The reversibility of the alterations in norepinephrine (NE) content and turnover in interscapular brown adipose tissue and heart of iron-deficient rats has not been demonstrated. We therefore examined NE metabolism in age-matched male Sprague-Dawley rats depleted of iron by dietary means and after repletion with iron dextran. Heart NE content was 58, 61, and 85% of controls at 0, 3, and 7 days after repletion, whereas interscapular brown adipose tissue-NE content was 87, 103, and 104% of controls. Fractional heart NE turnover was 225% greater in iron-deficient anemics than controls but normalized within 3 days. Interscapular brown adipose tissue NE turnover was 58%, 46%, and 20% above controls in iron-deficient rats after 0, 3, or 7 days of iron repletion.
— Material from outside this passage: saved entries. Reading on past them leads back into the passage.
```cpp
static void enqueue_finish1(sgp_handle* h, hipStream_t s, const SweepPlan& p) {
    const int M = h->M, Mp = h->Mp, Q = h->Q, Qp = h->Qp, TQ = h->TQ;
    LamForm form;
    memset(&form, 0, sizeof form);
    form.stats = h->dStats; form.Lambda0 = h->dLambda0; form.xi0 = h->dXi0; form.xi = h->dXi; form.P = h->dParams;
    form.M = M; form.Mp = Mp; form.d_out = h->dout; form.Q = Q; form.prior_form = h->prior_form;
    form.stamps = h->dStamps + STAMP_STRIDE * SGP_T_FINISH1;
    form.spin_limit = h->spin_limit;
    form.sync_status = h->dInfo + 3;
    form.trace_chain = 1;
    hipEvent_t step_wait[LAM_MAX_COLS] = {nullptr};
    bool any_wait = false;
    if (p.overlapped) {
        form.col_words = h->dJoin + WORD_GROUP0;
        form.col_need = h->stat_epoch;
        for (int g = 0; g < h->ngroups; ++g) {
            for (int c = h->grp[g].c0; c < h->grp[g].c1; ++c) {
                form.form_step[c] = (unsigned char)h->grp[g].form_step;
                form.col_group[c] = (h->grp[g].masked && !p.pack && !p.resident) ? (unsigned char)g : (unsigned char)0xff;
            }
            if (h->grp[g].masked && p.pack && !p.resident) { step_wait[h->grp[g].form_step] = h->evGroup[g]; any_wait = true; }
        }
    }
    double* uvt0 = h->dUvWork + 2 * (size_t)Qp;
    PotrfSeq lam(h->dLam, Qp, TQ, h->dInfo + 1, Qp, h->dScratch + POTRF_SCRATCH, s, h->dWl, &form, h->dTmp, h->dXi, uvt0,
                 any_wait ? step_wait : nullptr);
    if (p.kuu_interleaved) {
        PotrfSeq kuu(h->dKuu, h->Mp, h->T, h->dInfo + 0, h->M, h->dScratch, h->side, h->dWk, nullptr, h->dSaccK);
        while (!lam.done() || !kuu.done()) {
            if (!lam.done()) lam.next();
            if (!kuu.done()) kuu.next();
        }
        kuu_tail(h, h->side, p.join_word);
    } else {
        while (!lam.done()) lam.next();
    }
    double* uvp = h->dXi;
    double* uvck = h->dUvWork;
    double* uvak = h->dUvWork + Qp;
    double* uvt = uvt0;
    double* uvpart = uvt + (size_t)TQ * Qp;
    hipLaunchKernelGGL(k_trmv_mu_scan, dim3(Qp / 4 + 1 + TQ * (TQ + 1) / 2), dim3(256), 0, s, (const double*)h->dWl,
                       (const double*)uvt, h->dMu, uvp, uvck, uvak, uvpart, Qp);
}

static double* mirror_for(const sgp_handle* h) {
    return (h->hMirror && !h->env_no_zero_copy && !h->training) ? h->hMirror : nullptr;
}

static void launch_traces(sgp_handle* h, hipStream_t s) {
    hipLaunchKernelGGL(k_trace_kinv, dim3(TRACE_BLOCKS), dim3(256), 0, s, h->dStats, h->dKinv, h->dTrace, h->M, h->Mp);
    hipLaunchKernelGGL(k_trace_R, dim3(TRACE_BLOCKS), dim3(256), 0, s, h->dStats, h->dR, h->dTrace + TRACE_BLOCKS, h->M, h->Mp, h->dout,
                       h->Qp, (int64_t*)nullptr);
}

static void enqueue_finish2(sgp_handle* h, hipStream_t s, bool join_word) {
    const int M = h->M, Mp = h->Mp, Q = h->Q, Qp = h->Qp, TQ = h->TQ;
    double* uvp = h->dXi;
    double* uvck = h->dUvWork;
    double* uvak = h->dUvWork + Qp;
    double* uvpart = h->dUvWork + 2 * (size_t)Qp + (size_t)TQ * Qp;
    const int nata = TQ * (TQ + 1) / 2 * 4;
    double* traceR = h->dTrace + TRACE_BLOCKS;
    const double* partK = h->dTrace;
    int nK = TRACE_BLOCKS, nR = TRACE_BLOCKS;
    UvArgs uv;
    uv.Wp = h->dWl; uv.p = uvp; uv.ck = uvck; uv.ak = uvak; uv.partial = uvpart; uv.LR = h->dUvT;
    uv.stamps = h->dStamps + STAMP_STRIDE * SGP_T_FINISH1;
    uv.join = join_word ? h->dJoin + WORD_JOIN : nullptr;
    uv.join_need = h->join_epoch;
    uv.spin_limit = h->spin_limit;
    uv.sync_status = h->dInfo + 3;
    if (h->dout == 1) {
        launch_ata(h->dWl, h->dSigma, Qp, TQ, s, 1, h->dMu, h->dR, h->dStats, h->dKinv, traceR, &uv, h->dTmp);
        partK = traceR + nata;
        nK = nR = nata;
    } else {
        launch_ata(h->dWl, h->dSigma, Qp, TQ, s, 1, h->dMu, h->dR, nullptr, nullptr, nullptr, &uv, h->dTmp);
        launch_traces(h, s);
    }
    hipLaunchKernelGGL(k_scalars, dim3(1), dim3(256), 0, s, h->dStats, partK, nK, (const double*)traceR, nR, h->dMu, h->dKuu,
                       h->dLam, h->dInfo, h->dParams, h->dOut, h->dWishart, M, Mp, h->dout, Q, Qp, Qp - Q,
                       h->dStamps + STAMP_STRIDE * SGP_T_FINISH2, h->dStamps, h->dStampTotals,
                       h->dJoin + WORD_DONE, h->done_epoch,
                       (const double*)(h->dScratch + POTRF_LOGDET), h->T, (const double*)(h->dScratch + POTRF_SCRATCH + POTRF_LOGDET), TQ,
                       mirror_for(h));
}

static int set_device_checked(int device) {
    int ndev = 0;
    if (hipGetDeviceCount(&ndev) != hipSuccess || ndev == 0) return fail(nullptr, SGP_ERR_NODEVICE, "no HIP device visible");
    if (device < 0 || device >= ndev) return fail(nullptr, SGP_ERR_ARG, "bad device ordinal");
    if (hipSetDevice(device) != hipSuccess) return fail(nullptr, SGP_ERR_HIP, "hipSetDevice failed");
    return 0;
}

// ... 1162 lines not shown
```

gaussianprocessnode_amd/csrc/sgp_kernels.hip.h:

```cpp
#pragma once
#include <hip/hip_runtime.h>
#include <stdint.h>
#include <utility>

namespace sgp {

constexpr int TB = 64;
constexpr int PS = 80;
constexpr int KB = 16;
constexpr int MAXD = 32;
constexpr int MAXO = 4;
constexpr int LT = TB + 1;

typedef double d4 __attribute__((ext_vector_type(4)));

struct Params {
    double sigma2;
    double jitter;
    double E_logw;
    double n_override;
    double inv_ell[MAXD];
    double W[MAXO * MAXO];
    double prior_iso;
    double pad[7];
// ... 1144 lines not shown
            acc = __builtin_amdgcn_mfma_f64_16x16x4f64(Wt[(rb + li) * LT + rb + 4 * s4 + lk], Tw[(4 * s4 + lk) * 17 + li],
                                                       acc, 0, 0, 0);
#pragma unroll
        for (int r = 0; r < 4; ++r) Wt[(rb + lk + 4 * r) * LT + cb + li] = -acc[r];
    }
    __syncthreads();
    {
        const int ti = wave >> 1, tj = wave & 1;
        d4 acc = (d4){0.0, 0.0, 0.0, 0.0};
#pragma unroll
        for (int s4 = 0; s4 < 8; ++s4)
            acc = __builtin_amdgcn_mfma_f64_16x16x4f64(S[(32 + 16 * ti + li) * LT + 4 * s4 + lk],
                                                       Wt[(4 * s4 + lk) * LT + 16 * tj + li], acc, 0, 0, 0);
#pragma unroll
        for (int r = 0; r < 4; ++r) T[(16 * ti + lk + 4 * r) * 33 + 16 * tj + li] = acc[r];
        __syncthreads();
        acc = (d4){0.0, 0.0, 0.0, 0.0};
#pragma unroll
        for (int s4 = 0; s4 < 8; ++s4)
            acc = __builtin_amdgcn_mfma_f64_16x16x4f64(Wt[(32 + 16 * ti + li) * LT + 32 + 4 * s4 + lk],
                                                       T[(4 * s4 + lk) * 33 + 16 * tj + li], acc, 0, 0, 0);
#pragma unroll
        for (int r = 0; r < 4; ++r) Wt[(32 + 16 * ti + lk + 4 * r) * LT + 16 * tj + li] = -acc[r];
    }
    __syncthreads();
}

struct TileRegs { double v[16]; };
__device__ __forceinline__ void tile_g2r(TileRegs& t, const double* __restrict__ A, size_t ld, int row0, int col0) {
#pragma unroll
    for (int u = 0; u < 8; ++u) {
        const int e = (threadIdx.x & 255) + 256 * u, c = e >> 5, r = (e & 31) * 2;
        const double2 w = *reinterpret_cast<const double2*>(A + (size_t)(col0 + c) * ld + row0 + r);
        t.v[2 * u] = w.x;
        t.v[2 * u + 1] = w.y;
    }
}
constexpr int LAM_MAX_GROUPS = 8;
constexpr int LAM_MAX_COLS = 64;
struct LamForm {
    const double* stats;
    const double* Lambda0;
    const double* xi0;
    double* xi;
    const Params* P;
    int M, Mp, d_out, Q, prior_form;
    int64_t* stamps;
    const long long* col_words;
    long long col_need;
    unsigned char form_step[LAM_MAX_COLS], col_group[LAM_MAX_COLS];
    int spin_limit;
    int* sync_status;
    int trace_chain;
};
__device__ __forceinline__ double load_agent(const double* p) {
    return __hip_atomic_load((const __attribute__((address_space(1))) double*)p, __ATOMIC_RELAXED, __HIP_MEMORY_SCOPE_AGENT);
}
template <bool DENSE, bool MULTI, bool BYPASS = false>
__device__ __forceinline__ double lambda_entry(const LamForm& f, int gi, int gj, int Qp, double prior_iso, double w00) {
    const bool inside = gi < f.Q && gj < f.Q;
    const int si = inside ? gi : 0, sj = inside ? gj : 0;
    int a = 0, i = si, b = 0, j = sj;
    if constexpr (MULTI) { a = si / f.M; i = si % f.M; b = sj / f.M; j = sj % f.M; }
    double psi;
    if constexpr (BYPASS) psi = load_agent(f.stats + (size_t)j * f.Mp + i); else psi = f.stats[(size_t)j * f.Mp + i];
    const double diag = (gi == gj) ? 1.0 : 0.0;
    double prior, w;
    if constexpr (DENSE) prior = f.Lambda0[(size_t)sj * Qp + si]; else prior = diag * prior_iso;
    if constexpr (MULTI) w = f.P->W[a + b * f.d_out]; else w = w00;
    const double m = inside ? 1.0 : 0.0;
    return fma(m * w, psi, fma(m, prior, (1.0 - m) * diag));
}
template <bool DENSE, bool MULTI, bool BYPASS>
__device__ __forceinline__ void tile_form_r_impl(TileRegs& t, const LamForm& f, int Qp, int row0, int col0) {
    const double prior_iso = BYPASS ? load_agent(&f.P->prior_iso) : f.P->prior_iso, w00 = BYPASS ? load_agent(&f.P->W[0]) : f.P->W[0];
#pragma unroll
    for (int u = 0; u < 16; ++u) {
        const int e = (threadIdx.x & 255) + 256 * (u >> 1), c = e >> 5, r = (e & 31) * 2 + (u & 1);
        t.v[u] = lambda_entry<DENSE, MULTI, BYPASS>(f, Qp - 1 - (row0 + r), Qp - 1 - (col0 + c), Qp, prior_iso, w00);
    }
}
__device__ __forceinline__ void tile_form_r(TileRegs& t, const LamForm& f, int Qp, int row0, int col0, bool bypass = false) {
    const bool dense = f.prior_form == 1, multi = f.d_out > 1;
    if (bypass && !multi) {
        if (dense) tile_form_r_impl<true, false, true>(t, f, Qp, row0, col0); else tile_form_r_impl<false, false, true>(t, f, Qp, row0, col0);
        return;
    }
    if (dense) { if (multi) tile_form_r_impl<true, true, false>(t, f, Qp, row0, col0); else tile_form_r_impl<true, false, false>(t, f, Qp, row0, col0); }
    else       { if (multi) tile_form_r_impl<false, true, false>(t, f, Qp, row0, col0); else tile_form_r_impl<false, false, false>(t, f, Qp, row0, col0); }
}
__device__ __forceinline__ void tile_r2s(double* S, const TileRegs& t) {
#pragma unroll
    for (int u = 0; u < 16; ++u) {
        const int e = (threadIdx.x & 255) + 256 * (u >> 1), c = e >> 5, r = (e & 31) * 2 + (u & 1);
        S[r * LT + c] = t.v[u];
    }
}
__device__ __forceinline__ void tile_g2s(double* S, const double* __restrict__ A, size_t ld, int row0, int col0) {
    TileRegs t;
    tile_g2r(t, A, ld, row0, col0);
    tile_r2s(S, t);
}
__device__ __forceinline__ void tile_fetch(TileRegs& t, bool do_form, bool load_old, const double* __restrict__ A, const LamForm& f,
                                           int ld, int row0, int col0, bool bypass) {
    if (do_form) {
        tile_form_r(t, f, ld, row0, col0, bypass);
// ... 211 lines not shown
            const int row = wave * 16 + lk + 4 * r;
            Bs[row * PS32 + li] = t0a[r] + t0b[r];
            Bs[row * PS32 + 16 + li] = t1a[r] + t1b[r];
        }
        __syncthreads();
        d4 o0a = Z, o1a = Z, o0b = Z, o1b = Z;
        winv_half_mma(o0a, o1a, o0b, o1b, As, Bs, lane, wave);
        __syncthreads();
#pragma unroll
        for (int r = 0; r < 4; ++r) { o0[r] = -(o0a[r] + o0b[r]); o1[r] = -(o1a[r] + o1b[r]); }
    }
#pragma unroll
    for (int r = 0; r < 4; ++r) {
        const int row = wave * 16 + lk + 4 * r;
        Os[li * LT + row] = o0[r];
        Os[(16 + li) * LT + row] = o1[r];
    }
    __syncthreads();
    for (int e = tid; e < 32 * TB; e += 256) {
        const int jj = e >> 6, r = e & 63;
        W[(size_t)(col0 + jj) * ld + i * TB + r] = Os[jj * LT + r];
    }
}
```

Hematocrit returned to 80% of normal in 7 days. Liver triiodothyronine production also increased to 80% of control in this period. A second experiment used isovolemic exchange transfusion to examine the influence of anemia per se on these alterations in organ NE turnover. Acute correction of anemia in iron deficiency did not alter brown fat NE turnover. Heart NE turnover was significantly lower in anemic animals regardless of iron status. Defects in heart and brown fat NE metabolism are reversible within 7 days of iron treatment as are alterations in triiodothyronine production. Anemia per se has little effect on brown fat NE metabolism but does dramatically decrease heart NE content.

Interactions of iron deficiency and exercise training in male Sprague-Dawley rats: ferrokinetics and hematology.
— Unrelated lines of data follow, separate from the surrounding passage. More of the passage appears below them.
def ffn_block(x, w1, b1, w2, b2, residual=None, balancer_cfg=None):
    if not x.is_cuda:
        raise RuntimeError("speech2text_amd.ffn_block needs device tensors (HIP path only)")
    return _FfnBlock.apply(x, w1, b1, w2, b2, residual, balancer_cfg)


class _LinearColPerm(torch.autograd.Function):

    @staticmethod
    def forward(ctx, x, weight, bias, f, c):
        wp = weight.detach().view(-1, c, f).permute(0, 2, 1).reshape(-1, f * c)
        x2 = _rows(x)
        y = lt_matmul(0, x2, wp, bias)
        ctx.save_for_backward(x2, wp)
        ctx.params = (weight, bias)
        ctx.cfg = (x.shape, f, c)
        return y.view(x.shape[:-1] + (wp.shape[0],))

    @staticmethod
    def backward(ctx, g):
        x2, wp = ctx.saved_tensors
        weight, bias = ctx.params
        xshape, f, c = ctx.cfg
        g2 = _rows(g)
        dx = lt_matmul(1, g2, wp).view(xshape) if ctx.needs_input_grad[0] else None

        def compute():
            dwp, db = linear_wgrad(g2, x2, bias is not None)
            return [dwp.view(-1, f, c).permute(0, 2, 1).reshape(weight.shape), db]
        dw, db = side_param_grads((weight, bias), compute, keep=(g2, x2))
        return dx, dw, db, None, None


def linear_col_perm(x, weight, bias, f, c):
    if not x.is_cuda:
        raise RuntimeError("speech2text_amd.linear_col_perm needs device tensors (HIP path only)")
    return _LinearColPerm.apply(x, weight, bias, f, c)


def linear_pass(x, weight, bias=None):
    return _LinearPass.apply(x, weight, bias)


def linear(x, weight, bias=None, residual=None):
    if not x.is_cuda:
        raise RuntimeError("speech2text_amd.linear needs device tensors (HIP path only)")
    return _Linear.apply(x, weight, bias, residual)


def _wgrad_splitk(a, g, chunk=16384):
    R = a.shape[0]
    S = R // chunk
    if S < 4:
        return a.t().mm(g)
    main = torch.bmm(a[:S * chunk].view(S, chunk, -1).transpose(1, 2),
                     g[:S * chunk].view(S, chunk, -1)).sum(dim=0)
    if S * chunk < R:
        main = main + a[S * chunk:].t().mm(g[S * chunk:])
    return main


def linear_big_m(x, weight, bias):
    return _Linear.apply(x, weight, bias, None)


def _conv3x3_wgrad_implicit(x, g, sh, sw, has_bias):
    B, H, W, C = x.shape
    Cout = g.shape[-1]
    dw2 = torch.zeros((Cout, 9 * C), dtype=torch.float32, device=x.device)
    db = torch.zeros((Cout,), dtype=torch.float32, device=x.device) if has_bias else None
    R = g.numel() // Cout
    N.PROF[0] and N.profile_note("s2t_conv3x3_gemm", 4.0 * (x.numel() + g.numel()), 2.0 * R * Cout * 9 * C)
    N.check(N.lib().s2t_conv3x3_gemm(2, N.fp(x), B, H, W, C, sh, sw, Cout, N.fp(g), None, N.fp(dw2),
                                     N.fp(db), N.stream()), "s2t_conv3x3_gemm(wgrad)")
    return dw2.view(Cout, 3, 3, C).permute(0, 3, 1, 2), db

Ferrokinetic and hematologic studies were performed using adult male Sprague-Dawley rats to determine if 12 wk of exercise training alters the delivery of iron to the red blood cell (RBC) mass, the severity of the anemia or the maximal exercise performance of moderately iron-deficient animals. Forty rats were assigned to either iron-deficient (ID) or control (CN) diets, and further subdivided into sedentary (SD) and exercised (EX) groups. Exercised groups were trained on a treadmill, at a 15% grade, 65% VO2max, for 90 min/d, 4 d/wk. After 12 wk of exercise training and dietary iron deficiency, the final body weight of IDEX rats was 90.5% that of IDSD rats. Fractional plasma iron clearance in IDEX rats was 86% of that in IDSD rats (3.32 vs. 2.85%/min). Exercise training failed to increase absolute VO2max (ml/min) or change hemoglobin concentration in iron-deficient rats. Resting oxygen consumption in IDEX rats was 116% that in IDSD rats (42.8 vs. 32.5 ml.kg-1.min-1, P less than 0.05). We conclude that exercise training and iron deficiency interact to alter iron physiology in exercised, iron-deficient animals. This interaction affects the kinetic behavior of plasma iron, growth and basal oxygen consumption.